My question is, whether the following code is valid:
template<int i> class Class
{
static_assert(sizeof(i) == 0, "Class instantiated with i != 1");
};
template<> class Class<1> {};
This snippet compiles with g++
. But clang++
is trapped by the static_assert
:
error: static_assert failed "Class instantiated with non-int type"
A template that uses a type instead of an int
like
template<typename T> class Class
{
static_assert(sizeof(T) == 0, "Class instantiated with non-int type");
};
template<> class Class<int> {};
is accepted by both compilers. Exactly the same pattern applies to function templates.
I found open-std.org::Non-dependent static_assert-declarations, but that does not seem to apply, because my static_assert
is dependent on the template parameter.
You may check the described behavior on godbolt.org
EDIT: As Johan Lundberg points out in the comment my question is wrong. Indeed sizeof(i)
does not depend on the template parameter. Also R.Sahu is completely right: It would make much more sense to assert i != 1
. For this again both compilers accept the code.
However, still the upper example compiles with g++
. As open-std.org::Non-dependent static_assert-declarations applies to that case (I apologize again for the wrong question in this respect): Is g++
actually wrong in compiling the code without error?

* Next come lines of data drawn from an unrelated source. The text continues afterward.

__device__ __forceinline__ int half_wave_sum(int v) {
    v += __builtin_amdgcn_update_dpp(0, v, 0x111, 0xF, 0xF, false);
    v += __builtin_amdgcn_update_dpp(0, v, 0x112, 0xF, 0xF, false);
    v += __builtin_amdgcn_update_dpp(0, v, 0x114, 0xF, 0xF, false);
    v += __builtin_amdgcn_update_dpp(0, v, 0x118, 0xF, 0xF, false);
    v += __builtin_amdgcn_update_dpp(0, v, 0x142, 0xA, 0xF, false);
    const int lo = __builtin_amdgcn_readlane(v, 31), hi = __builtin_amdgcn_readlane(v, 63);
    return (threadIdx.x & 32) ? hi : lo;
}
__device__ __forceinline__ int wave_sum(int v) {
#pragma unroll
    for (int o = 32; o > 0; o >>= 1) v += __shfl_xor(v, o);
    return v;
}

constexpr int kDiscP = 48, kPatchP = 48;
constexpr int kKpPerWg = 8;

struct AssembleArgs {
    const uint32_t *selLevel; const int32_t *selLevelCnt; int selLevelCap, lap0, lap1;
    int32_t *counts; long long countsStride; int32_t *errFlag, *errMirror;
    uint32_t *selPackedOut, *selMetaOut; int32_t *selCountOut;
};
template <int kKpGroups, bool kAssemble>
__global__ __launch_bounds__(256, 7) void k_orient_desc(const DevParams *__restrict__ P, ImgSrc src,
                                                     const uint32_t *__restrict__ selPacked,
                                                     const uint32_t *__restrict__ selMeta,
                                                     const int32_t *__restrict__ selCount, int selCap,
                                                     RumiKeyPoint *__restrict__ kpOut, long long kpStride, uint8_t *__restrict__ descOut,
                                                     long long descStride, int outCap, AssembleArgs A) {
    static_assert(kDiscP == kPatchP, "the disc and the patch share their rows");
// ... 198 lines not shown
    uint32_t pkC = 0, mtC = 0, pkN = 0, mtN = 0;
    if (liveC) key_rec(kb, pkC, mtC);
    if (liveN && kKpGroups > 1) key_rec(kb + kKpPerWg, pkN, mtN);
    if (kKpGroups == 1) liveN = false;
    Staged S;
    fetch_disc(pkC, mtC, liveC, S);
    fetch_patch(pkC, mtC, liveC, S);
#pragma unroll
    for (int g = 0; g < kKpGroups; g++) {
        if (!__any(liveC)) break;
        OD_STAMP(0);
        stage_disc(liveC, S);
        OD_STAMP(1);
        const int k2 = kb + (g + 2) * kKpPerWg;
        const bool liveNN = g + 2 < kKpGroups && k2 < cnt;
        uint32_t pkNN = 0, mtNN = 0;
        if (liveNN) key_rec(k2, pkNN, mtNN);
        if (g + 1 < kKpGroups) fetch_disc(pkN, mtN, liveN, S);
        OD_STAMP(2);
        float angle = 0.f;
        if (liveC) angle = orientation(pkC);
        stage_patch(liveC, S);
        if (g + 1 < kKpGroups) fetch_patch(pkN, mtN, liveN, S);
        if (liveC) describe(pkC, mtC, angle);
        OD_STAMP(3);
        pkC = pkN; mtC = mtN; liveC = liveN;
        pkN = pkNN; mtN = mtNN; liveN = liveNN;
    }
#ifdef RUMI_OD_STAMP
    if (threadIdx.x == 0 && (blockIdx.x % 8) == 0 && blockIdx.y == 0) printf("od wg %d: loop-head %lld stage(wait loads) %lld issue-next %lld | IC_Angle %lld trig %lld rBRIEF %lld store %lld\n", (int)blockIdx.x, st[0], st[1], st[2], st[4], st[5], st[6], st[3]);
#endif
}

clang++ is right to reject your code, but g++ is not wrong to fail to catch the error; this is a "no diagnostic required" situation.
The Standard strictly defines expressions within a template as "type-dependent" and/or "value-dependent". Given template<int i>
, i
is value-dependent but not type-dependent.
[14.6.2.2/4]: Expressions of the following forms are never type-dependent (because the type of the expression cannot be dependent):
- ...
sizeof
unary-expression- ...
[14.6.2.3/2]: Expressions of the following form are value-dependent if the unary-expression or expression is type-dependent or the type-id is dependent:
sizeof
unary-expression- ...
So sizeof(i)
is not dependent.
Finally, 14.6/8 says:
If a hypothetical instantiation of a template immediately following its definition would be ill-formed due to a construct that does not depend on a template parameter, the program is ill-formed; no diagnostic is required.